I put down the phone, and then hit the redial button.

Come back to bluepencildiaries.blogspot.com tomorrow for the next page of Goodbye Earth!

Saturday, January 16, 2010

Goodbye Earth, pt. 6

Goodbye Earth
Page Six
Again, 2 days of Star's life are included in this page. Remember this in order to avoid confusion.

Jerri eyed me in the strangest way and I almost thought I had made a fool of myself. Then she grabbed me in a huge hug and said, "You know, you are my best friend, and I'm glad you're gonna live."


For the first time that day, I felt happy and carefree. I never would have thought that I would have a best friend. The best I could expect in my life was a person who did not just pretend to be my friend, because they wanted to use my badminton net, or whatever.

So that day I finally became real friends with Jerri Tarantelly, but also that day I did other things.

I learned the true meaning of what is going to happen in ten days.

I realized that I was best friends with someone.

I became a VERY stressed out girl.


Saturday, December 12, 2012

I walked through the parking lot of the NASA facility. My family was not allowed to enter the headquarters. I wore my hair in an excrutiatingly shiny style. I wore clean jeans, and a soft sweater. Upon my feet were my mom’s high-heeled black leather boots. Usually, I was not allowed to wear them, but this was a special occasion.

Upon entering the building a receptionist greeted me, saying,

“Miss Arusta? I am so happy to meet you! You are ten minutes early for the tour, but you should go into room 433 and wait for your teacher. There are two other people in there already, so just make yourself at home! These will be your friends and family when you go on the station!”

I smiled weakly and walked into the room. There was a teenage boy with glasses and a young blonde woman wearing a blue dress. I said hi, and they responded. I sat down on a hard metal folding chair. People poured in, mostly teenagers, scattered with a few toddlers. At last, the tour guide entered. She was a woman wearing a suit, skirt, and tie.

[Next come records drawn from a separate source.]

typedef struct vdn_params {
  int    dm;
  int    nscal;
  int    slope_order;
  int    use_minion;
  int    boussinesq;
  int    stencil_order;
  int    diffusion_type;
// ... 190 lines not shown
        const char *const *names, const vdn_box *pd0, const double *prob_lo, const double *prob_hi,
        double time, const double *dx0, long staging_bytes);
int vdn_fabio_ml_multifab_info (const char *dirname, int *nlev, int *dm, int *ncomp, int nodal[3], int *nboxes, int *rr, double *time);
int vdn_fabio_ml_multifab_boxes(const char *dirname, int lev, vdn_box *boxes, int maxboxes);
int vdn_fabio_ml_multifab_read_d(const char *dirname, int nlev, vdn_multifab *const *mfs, long staging_bytes);
int vdn_checkpoint_write(const char *dirname, int nlev, vdn_multifab *const *state, vdn_multifab *const *pressure,
        const int *rr, double time, double dt, long staging_bytes);
int vdn_checkpoint_info (const char *dirname, int *nlev, double *time, double *dt, int *rr);
int vdn_fabio_ml_multifab_write_plane_d(const char *dirname, int nlev, vdn_multifab *const *mfs, const int *rr,
        const char *const *names, const vdn_box *pd0, const double *prob_lo, const double *prob_hi,
        double time, const double *dx0, long staging_bytes, int ncomp, const int *comps, int nvanish, const int *vanish, double *defect );
int vdn_fabio_ml_multifab_read_plane_d(const char *dirname, int nlev, vdn_multifab *const *mfs, long staging_bytes, int ncomp, const int *comps);
int vdn_checkpoint_write_plane(const char *dirname, int nlev, vdn_multifab *const *state, vdn_multifab *const *pressure,
        const int *rr, double time, double dt, long staging_bytes, int ncomp, const int *comps, int nvanish, const int *vanish, double *defect );
int vdn_make_vorticity_plane(vdn_multifab *vort, int comp, vdn_multifab *u, const double *dx , const vdn_bc_tower *bct);

int  vdn_last_step_timing(double *sec5);
int  vdn_last_solver_stats(int which , int *cycles, double *res0, double *res);
int  vdn_last_bottom_stats(int which , int *calls, int *iters, int *max_iters, int *breakdowns);
int  vdn_last_bottom_form(int which );
int  vdn_last_mac_level_form(void);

“Hello everyone. As you all know, you were chosen to live on a space station far away from home. Tomorrow you will set out on your journey on a rocket. You will be shot with a tranquilizing drug that will last you for most of the trip, up to the last 3 minutes. The journey to the station will take 4 days, and then you will cross a vacuum-sealed bridge. Some people find the trip across the bridge frightening, as it is made of clear plastic. You will be wearing a space suit of course so you can breathe. Space suits will be very heavy and you may feel exhausted and hot. However, after you cross the bridge, you can board the dock and strip of your suits. In the space station, there is a video arcade, bedding quarters, a cafeteria, a pool, and various other places to pique your interests. I’m going to pass out some papers telling what you can do at the dock,” she said, and passed out the papers. I felt excited for a moment, and then felt deep sorrow because my cat was going to die, my parents, my sister, my friend…” I could go on and on about all the people whom I was betraying. Then the woman continued.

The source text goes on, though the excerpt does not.